Pics above - compliments of Aunt Joanie's Christmas decor
"Therefore, as God's chosen people, holy and dearly loved, clothe yourselves with compassion, kindness, humility, gentleness and patience. Bear with each other and forgive whatever grievances you may have against one another. Forgive as the Lord forgave you. And over all these virtues put on love, which binds them all together in perfect unity." ~ Colassians 3:12-14

Saturday, April 4, 2009

GOD'S MOST PRECIOUS GIFT...

A year ago today I was involved in a pretty bad car accident. I was so greatful and thankful that God spared my life that day, but not long after started to wonder, why did he keep me safe. I knew indefinitely that part of the reason was becasue I have a mother that prays for my protection daily but have recently come to find out that he also had amazing plans for my life. I am now experiencing, what I believe to be God's Ultimate Gift. I have never felt God's love like I have felt it in the last week or so. I don't know how anyone could say they don't believe in God when I look at my precious angel. Everytime I look in his little eyes I feel overwhelmed with God's presence and love. I pray everyday that my little man grows up to be a mighty man of God. I believe that he has a high calling on his life.
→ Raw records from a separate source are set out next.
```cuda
extern "C" {
int dmo_nsga2_step(dmo_ctx* ctx, dmo_gp* gp, double* pop_x, double* pop_y, int32_t* rank, int64_t pop, int d, int M,
                   double crossover_prob, double mutation_prob, double mutation_rate, const double* di_crossover,
                   const double* di_mutation, const double* xlb, const double* xub, uint64_t seed, uint64_t stream_id,
                   int precision, int distance_metric, int with_variance, int round_to_f32, const double* hv_ref, int64_t* n_children,
                   double* hv_out) {
  if (!ctx) return DMO_ERR_ARG;
  DMO_CUDA(cudaSetDevice(ctx->device));
  DMO_REQUIRE(gp && pop_x && pop_y && rank && pop >= 2 && d >= 1 && M >= 1 && di_crossover && di_mutation && xlb && xub,
              "nsga2_step: bad arguments");
  DMO_REQUIRE(distance_metric == DMO_METRIC_NONE || distance_metric == DMO_METRIC_CROWDING || distance_metric == DMO_METRIC_EUCLIDEAN,
              "nsga2_step: unknown distance metric %d", distance_metric);
  DMO_REQUIRE(dmo_is_device_ptr(pop_x) && dmo_is_device_ptr(pop_y) && dmo_is_device_ptr(rank),
              "nsga2_step: the population (pop_x, pop_y, rank) must be resident on the device");
  int64_t poolsize = pop / 2;
  if ((pop & 1) && (poolsize & 1)) poolsize += 1;
  const int64_t cap = pop + 1;
  DevBuf<int64_t> pool, perm;
  DevBuf<double> Xs, Ys, var;
  DevBuf<int32_t> kind;
  DMO_TRY(pool.alloc(ctx, poolsize));
  DMO_TRY(perm.alloc(ctx, pop));
  DMO_TRY(Xs.alloc(ctx, (size_t)(cap + pop) * d));
  DMO_TRY(Ys.alloc(ctx, (size_t)(cap + pop) * M));
  DMO_TRY(kind.alloc(ctx, cap));
  if (with_variance) DMO_TRY(var.alloc(ctx, (size_t)cap * M));
  In<double> idc, idm, ilb, iub;
  DMO_TRY(idc.init(ctx, di_crossover, d));
  DMO_TRY(idm.init(ctx, di_mutation, d));
  DMO_TRY(ilb.init(ctx, xlb, d));
  DMO_TRY(iub.init(ctx, xub, d));
  {
    ProfileScope ps(ctx, "step_tournament");
    DMO_TRY(tournament_device(ctx, rank, nullptr, pop, poolsize, seed, stream_id, pool.p, nullptr));
  }
  int64_t P = 0;
  {
    ProfileScope ps(ctx, "step_generate");
    DMO_TRY(nsga2_generate_device(ctx, pop_x, d, pool.p, poolsize, pop, crossover_prob, mutation_prob, mutation_rate, idc.d, idm.d,
                                  ilb.d, iub.d, seed, stream_id + 1, Xs.p, kind.p, &P, nullptr));
  }
  if (n_children) *n_children = P;
  {
    ProfileScope ps(ctx, "step_truncate");
    DMO_CUDA(cudaMemcpyAsync(Xs.p + (size_t)P * d, pop_x, (size_t)pop * d * sizeof(double), cudaMemcpyDeviceToDevice, ctx->stream));
    DMO_CUDA(cudaMemcpyAsync(Ys.p + (size_t)P * M, pop_y, (size_t)pop * M * sizeof(double), cudaMemcpyDeviceToDevice, ctx->stream));
  }
  GpPending gpp;
  DevBuf<int32_t> rank_in;
  if (P > 0) {
    ProfileScope ps(ctx, "step_gp");
    DMO_TRY(gp_predict_device(ctx, gp, Xs.p, P, Ys.p, with_variance ? var.p : nullptr, precision, &gpp));
  }
  if (gpp.active) {
    DMO_TRY(rank_in.alloc(ctx, pop));
    DMO_CUDA(cudaMemcpyAsync(rank_in.p, rank, (size_t)pop * sizeof(int32_t), cudaMemcpyDeviceToDevice, ctx->stream));
  }
  auto truncate = [&]() -> int {
    ProfileScope ps(ctx, "step_truncate");
    DMO_TRY(remove_worst_device(ctx, Xs.p, Ys.p, P + pop, d, M, distance_metric, nullptr, 0, pop, pop_x, pop_y, rank, perm.p));
    if (round_to_f32) DMO_TRY(prim_round_f32(ctx, pop_y, pop * M));
    return DMO_OK;
  };
  DMO_TRY(truncate());
  bool refined = false;
  const int rc = gp_predict_finish(ctx, gp, gpp, &refined);
  if (rc != DMO_OK) {
    DMO_CUDA(cudaMemcpyAsync(pop_x, Xs.p + (size_t)P * d, (size_t)pop * d * sizeof(double), cudaMemcpyDeviceToDevice, ctx->stream));
    DMO_CUDA(cudaMemcpyAsync(pop_y, Ys.p + (size_t)P * M, (size_t)pop * M * sizeof(double), cudaMemcpyDeviceToDevice, ctx->stream));
    DMO_CUDA(cudaMemcpyAsync(rank, rank_in.p, (size_t)pop * sizeof(int32_t), cudaMemcpyDeviceToDevice, ctx->stream));
    DMO_CUDA(dmo_wait(ctx));
    return rc;
  }
  if (refined) DMO_TRY(truncate());
  if (hv_ref && hv_out) {
    ProfileScope ps(ctx, "step_hv");
    DMO_REQUIRE(M <= 16, "nsga2_step: too many objectives for the hypervolume");
    double h_ref[16];
    if (dmo_is_device_ptr(hv_ref)) {
      ctx->waits++;
      DMO_CUDA(cudaMemcpyAsync(h_ref, hv_ref, M * sizeof(double), cudaMemcpyDeviceToHost, ctx->stream));
    } else {
      memcpy(h_ref, hv_ref, M * sizeof(double));
    }
    DMO_TRY(hypervolume_device_ranked(ctx, pop_y, pop, M, h_ref, rank, hv_out));
  }
  return DMO_OK;
}
}
```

We are so glad that he's finally here. We went to the doctor last Wednesday thinking and hoping to see our little guy, but found out we had to wait one more day. Thursday morning we got the hospital at about eight o'clock and by 8:45 they were prepping me for surgery. As they were monitoring me they noticed Easton's heart rate had deceled pretty low a couple times. Once everything was ready they wheeled me into the OR to give me the spinal. I remember looking at Dr. Hill with the scalpel in his hand ready to cut when we noticed that I wasn't numbing. About that time Easton's heart rate deceled down in the 60's. I hear Dr. Hill say, "come on come on we have to hurry". The anesthesiologist told me that I was going to go to sleep for a while and that's when I really started to get nervous. I knew then that things were getting serious and I was worried about how Jake was going to handle not being able to come in with us. He said that a few minutes after taking me back in the OR there was a team of neonatal nurses and doctors running through the door into my room. A few minutes later he was calmed by the sound of Easton's loud cry. The anesthesiologist soon came out to explain to him they had to put me completely under and that me and the baby were doing good. The next thing I remember I was waking up in the recovery room with my little man laying on my chest. Well what I really remember was two of my little man laying on my chest.....was still a little out of it :) I am so thankful that my heavenly father was in control and I am so thankful of how he lead those doctors and nurses that day. When I was pregnant I would say I can't remember what it was like to not be pregnant, now I can't imagine how I survived without my little angel.




3 comments:

Anonymous said...

Jake and Aimee,

He is a handsome guy! Mamaw and Papaw are here looking at the new pictures. We love you! Give him a little kiss for us.

Aunt Melody

Sara Price said...

Of course I would have to see if you had pics for me to look at the very day I got home. YOU DID!!! Thank you! I miss his sweet face already!

The Lewis Family said...

What a beautiful baby! (Dr. Hill is a wonderful doctor!)